■ Work order
Collect every line below that contains the word "nullptr".
Supplied information Start Marker
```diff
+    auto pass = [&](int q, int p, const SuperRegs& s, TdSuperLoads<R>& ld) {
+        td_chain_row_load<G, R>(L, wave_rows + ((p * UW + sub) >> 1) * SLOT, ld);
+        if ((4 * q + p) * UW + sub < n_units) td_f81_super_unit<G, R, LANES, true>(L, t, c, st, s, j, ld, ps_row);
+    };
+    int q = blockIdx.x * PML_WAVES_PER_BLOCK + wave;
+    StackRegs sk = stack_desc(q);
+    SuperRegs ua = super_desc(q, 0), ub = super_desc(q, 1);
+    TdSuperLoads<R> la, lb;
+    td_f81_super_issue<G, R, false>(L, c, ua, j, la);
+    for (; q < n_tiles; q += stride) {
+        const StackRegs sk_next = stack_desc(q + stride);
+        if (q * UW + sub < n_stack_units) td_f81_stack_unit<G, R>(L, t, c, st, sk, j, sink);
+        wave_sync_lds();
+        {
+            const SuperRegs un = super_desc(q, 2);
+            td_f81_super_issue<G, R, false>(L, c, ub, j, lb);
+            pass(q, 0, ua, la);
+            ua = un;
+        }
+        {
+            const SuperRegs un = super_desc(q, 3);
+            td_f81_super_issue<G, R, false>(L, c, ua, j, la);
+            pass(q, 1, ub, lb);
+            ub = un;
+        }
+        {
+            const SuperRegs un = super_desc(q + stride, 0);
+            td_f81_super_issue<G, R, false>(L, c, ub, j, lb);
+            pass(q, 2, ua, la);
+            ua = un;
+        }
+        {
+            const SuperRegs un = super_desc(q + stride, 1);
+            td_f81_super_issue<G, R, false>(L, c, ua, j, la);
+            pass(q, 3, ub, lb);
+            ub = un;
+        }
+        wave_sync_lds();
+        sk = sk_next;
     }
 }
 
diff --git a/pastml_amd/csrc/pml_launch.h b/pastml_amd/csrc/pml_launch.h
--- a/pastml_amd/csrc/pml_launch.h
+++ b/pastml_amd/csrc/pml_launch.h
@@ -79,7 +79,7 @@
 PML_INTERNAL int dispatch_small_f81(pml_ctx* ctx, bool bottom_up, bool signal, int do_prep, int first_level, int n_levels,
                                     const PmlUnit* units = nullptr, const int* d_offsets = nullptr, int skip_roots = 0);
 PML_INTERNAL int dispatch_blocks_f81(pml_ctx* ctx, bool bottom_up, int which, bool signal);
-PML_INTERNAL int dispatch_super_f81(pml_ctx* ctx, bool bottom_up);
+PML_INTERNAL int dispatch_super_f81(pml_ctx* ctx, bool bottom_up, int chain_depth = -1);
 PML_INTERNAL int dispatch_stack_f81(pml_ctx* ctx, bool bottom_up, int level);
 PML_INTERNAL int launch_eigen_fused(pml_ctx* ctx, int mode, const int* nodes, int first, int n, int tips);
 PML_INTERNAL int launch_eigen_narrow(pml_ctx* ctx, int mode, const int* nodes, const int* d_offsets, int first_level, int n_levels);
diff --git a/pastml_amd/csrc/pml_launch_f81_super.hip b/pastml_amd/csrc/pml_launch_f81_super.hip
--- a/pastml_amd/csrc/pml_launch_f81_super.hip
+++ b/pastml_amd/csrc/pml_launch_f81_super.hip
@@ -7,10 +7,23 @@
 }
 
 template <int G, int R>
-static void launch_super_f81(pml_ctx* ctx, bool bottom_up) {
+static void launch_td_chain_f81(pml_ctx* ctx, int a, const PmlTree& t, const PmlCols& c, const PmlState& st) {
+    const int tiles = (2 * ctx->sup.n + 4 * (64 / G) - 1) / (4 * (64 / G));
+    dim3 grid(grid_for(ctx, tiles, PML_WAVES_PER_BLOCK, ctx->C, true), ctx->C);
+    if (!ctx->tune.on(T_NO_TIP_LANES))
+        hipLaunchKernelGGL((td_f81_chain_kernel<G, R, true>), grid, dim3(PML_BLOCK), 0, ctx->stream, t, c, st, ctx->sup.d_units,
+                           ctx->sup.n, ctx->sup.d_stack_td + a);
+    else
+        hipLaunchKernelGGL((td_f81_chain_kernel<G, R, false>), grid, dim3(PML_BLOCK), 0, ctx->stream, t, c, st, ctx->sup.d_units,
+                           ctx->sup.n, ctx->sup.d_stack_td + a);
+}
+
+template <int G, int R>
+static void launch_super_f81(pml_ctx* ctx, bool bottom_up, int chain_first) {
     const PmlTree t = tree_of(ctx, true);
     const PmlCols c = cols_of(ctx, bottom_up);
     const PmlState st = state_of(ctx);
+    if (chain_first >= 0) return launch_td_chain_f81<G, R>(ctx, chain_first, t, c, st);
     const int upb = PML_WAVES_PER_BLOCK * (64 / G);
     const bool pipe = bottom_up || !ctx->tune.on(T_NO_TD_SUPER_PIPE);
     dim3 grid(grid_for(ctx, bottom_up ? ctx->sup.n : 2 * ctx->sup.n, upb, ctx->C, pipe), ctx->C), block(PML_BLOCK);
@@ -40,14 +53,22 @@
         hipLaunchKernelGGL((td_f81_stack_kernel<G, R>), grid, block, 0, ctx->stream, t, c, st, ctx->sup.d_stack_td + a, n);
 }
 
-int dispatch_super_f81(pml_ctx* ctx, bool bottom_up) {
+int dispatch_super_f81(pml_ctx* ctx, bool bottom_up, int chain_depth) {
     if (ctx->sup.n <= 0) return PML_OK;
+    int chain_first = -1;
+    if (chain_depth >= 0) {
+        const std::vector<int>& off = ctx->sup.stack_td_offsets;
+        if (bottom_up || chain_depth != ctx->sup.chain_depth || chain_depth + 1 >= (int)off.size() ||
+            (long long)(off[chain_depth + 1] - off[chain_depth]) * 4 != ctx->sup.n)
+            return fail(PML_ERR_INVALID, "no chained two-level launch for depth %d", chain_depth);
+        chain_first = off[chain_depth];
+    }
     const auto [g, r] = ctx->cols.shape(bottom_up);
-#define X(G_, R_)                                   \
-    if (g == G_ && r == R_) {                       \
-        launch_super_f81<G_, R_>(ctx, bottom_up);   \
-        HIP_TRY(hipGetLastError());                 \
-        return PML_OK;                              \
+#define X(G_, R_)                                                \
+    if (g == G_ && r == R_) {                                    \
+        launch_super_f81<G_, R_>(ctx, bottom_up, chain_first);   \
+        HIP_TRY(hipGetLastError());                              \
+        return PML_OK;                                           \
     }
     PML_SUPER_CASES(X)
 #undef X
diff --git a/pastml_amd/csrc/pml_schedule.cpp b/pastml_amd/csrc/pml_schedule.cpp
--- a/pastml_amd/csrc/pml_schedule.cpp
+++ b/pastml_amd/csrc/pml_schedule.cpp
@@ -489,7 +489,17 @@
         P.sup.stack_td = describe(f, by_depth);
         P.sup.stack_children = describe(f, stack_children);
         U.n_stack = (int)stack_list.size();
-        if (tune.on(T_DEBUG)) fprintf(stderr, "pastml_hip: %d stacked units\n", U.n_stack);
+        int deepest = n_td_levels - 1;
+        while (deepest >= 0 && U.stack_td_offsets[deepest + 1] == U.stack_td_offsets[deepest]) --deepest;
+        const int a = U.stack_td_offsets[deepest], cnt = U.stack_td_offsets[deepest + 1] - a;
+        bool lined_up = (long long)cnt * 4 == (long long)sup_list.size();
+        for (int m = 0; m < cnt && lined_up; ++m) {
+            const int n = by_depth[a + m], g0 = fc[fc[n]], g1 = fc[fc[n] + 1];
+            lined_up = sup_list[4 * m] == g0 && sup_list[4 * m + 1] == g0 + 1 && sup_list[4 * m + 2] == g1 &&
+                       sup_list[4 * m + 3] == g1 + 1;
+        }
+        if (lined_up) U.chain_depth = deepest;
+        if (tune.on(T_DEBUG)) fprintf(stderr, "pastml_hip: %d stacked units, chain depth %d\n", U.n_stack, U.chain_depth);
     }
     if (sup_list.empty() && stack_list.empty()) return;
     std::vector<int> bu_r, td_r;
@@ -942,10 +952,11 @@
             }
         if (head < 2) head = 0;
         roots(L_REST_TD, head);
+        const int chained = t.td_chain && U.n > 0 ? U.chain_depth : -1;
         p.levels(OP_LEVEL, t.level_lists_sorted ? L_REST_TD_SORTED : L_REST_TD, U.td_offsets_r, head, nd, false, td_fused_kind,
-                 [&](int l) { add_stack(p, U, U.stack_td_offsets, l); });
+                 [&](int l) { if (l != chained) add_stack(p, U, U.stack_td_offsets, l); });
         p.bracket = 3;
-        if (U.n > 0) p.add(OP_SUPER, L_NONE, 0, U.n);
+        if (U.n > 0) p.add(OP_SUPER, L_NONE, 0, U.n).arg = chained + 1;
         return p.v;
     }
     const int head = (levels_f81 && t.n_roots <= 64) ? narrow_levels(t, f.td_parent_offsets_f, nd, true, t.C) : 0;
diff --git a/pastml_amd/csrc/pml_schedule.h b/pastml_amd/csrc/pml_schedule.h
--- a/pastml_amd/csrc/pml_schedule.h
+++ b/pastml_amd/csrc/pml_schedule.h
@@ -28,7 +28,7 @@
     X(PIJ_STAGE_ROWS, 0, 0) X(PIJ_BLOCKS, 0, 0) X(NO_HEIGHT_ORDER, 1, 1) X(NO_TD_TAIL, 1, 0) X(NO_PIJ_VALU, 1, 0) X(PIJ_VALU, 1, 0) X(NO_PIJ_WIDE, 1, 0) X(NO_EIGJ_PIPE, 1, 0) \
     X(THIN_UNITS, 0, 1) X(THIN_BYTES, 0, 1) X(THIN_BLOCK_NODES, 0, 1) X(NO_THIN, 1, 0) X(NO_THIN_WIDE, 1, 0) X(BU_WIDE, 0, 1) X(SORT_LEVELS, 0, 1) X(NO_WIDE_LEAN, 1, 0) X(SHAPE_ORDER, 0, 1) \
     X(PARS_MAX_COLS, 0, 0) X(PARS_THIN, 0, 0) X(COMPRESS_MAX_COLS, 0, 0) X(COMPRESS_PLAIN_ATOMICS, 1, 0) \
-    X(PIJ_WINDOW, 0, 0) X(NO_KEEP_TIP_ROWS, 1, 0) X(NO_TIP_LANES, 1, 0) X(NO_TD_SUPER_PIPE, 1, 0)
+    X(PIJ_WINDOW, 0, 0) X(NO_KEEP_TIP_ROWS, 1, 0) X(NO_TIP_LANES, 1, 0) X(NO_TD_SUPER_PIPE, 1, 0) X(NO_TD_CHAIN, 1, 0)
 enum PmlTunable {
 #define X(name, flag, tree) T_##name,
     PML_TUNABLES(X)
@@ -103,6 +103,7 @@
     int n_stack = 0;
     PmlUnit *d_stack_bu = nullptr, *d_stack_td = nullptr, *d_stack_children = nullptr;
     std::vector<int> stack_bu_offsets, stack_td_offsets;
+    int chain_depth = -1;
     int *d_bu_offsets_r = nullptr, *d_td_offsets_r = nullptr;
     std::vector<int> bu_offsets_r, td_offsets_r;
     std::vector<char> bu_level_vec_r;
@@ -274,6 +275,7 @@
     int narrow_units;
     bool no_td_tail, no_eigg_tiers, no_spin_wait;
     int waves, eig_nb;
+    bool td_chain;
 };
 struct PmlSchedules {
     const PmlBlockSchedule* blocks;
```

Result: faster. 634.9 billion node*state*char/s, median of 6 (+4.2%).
Supplied information End Marker
■ Answer to the problem
                                     const PmlUnit* units = nullptr, const int* d_offsets = nullptr, int skip_roots = 0);
     PmlUnit *d_stack_bu = nullptr, *d_stack_td = nullptr, *d_stack_children = nullptr;
     int *d_bu_offsets_r = nullptr, *d_td_offsets_r = nullptr;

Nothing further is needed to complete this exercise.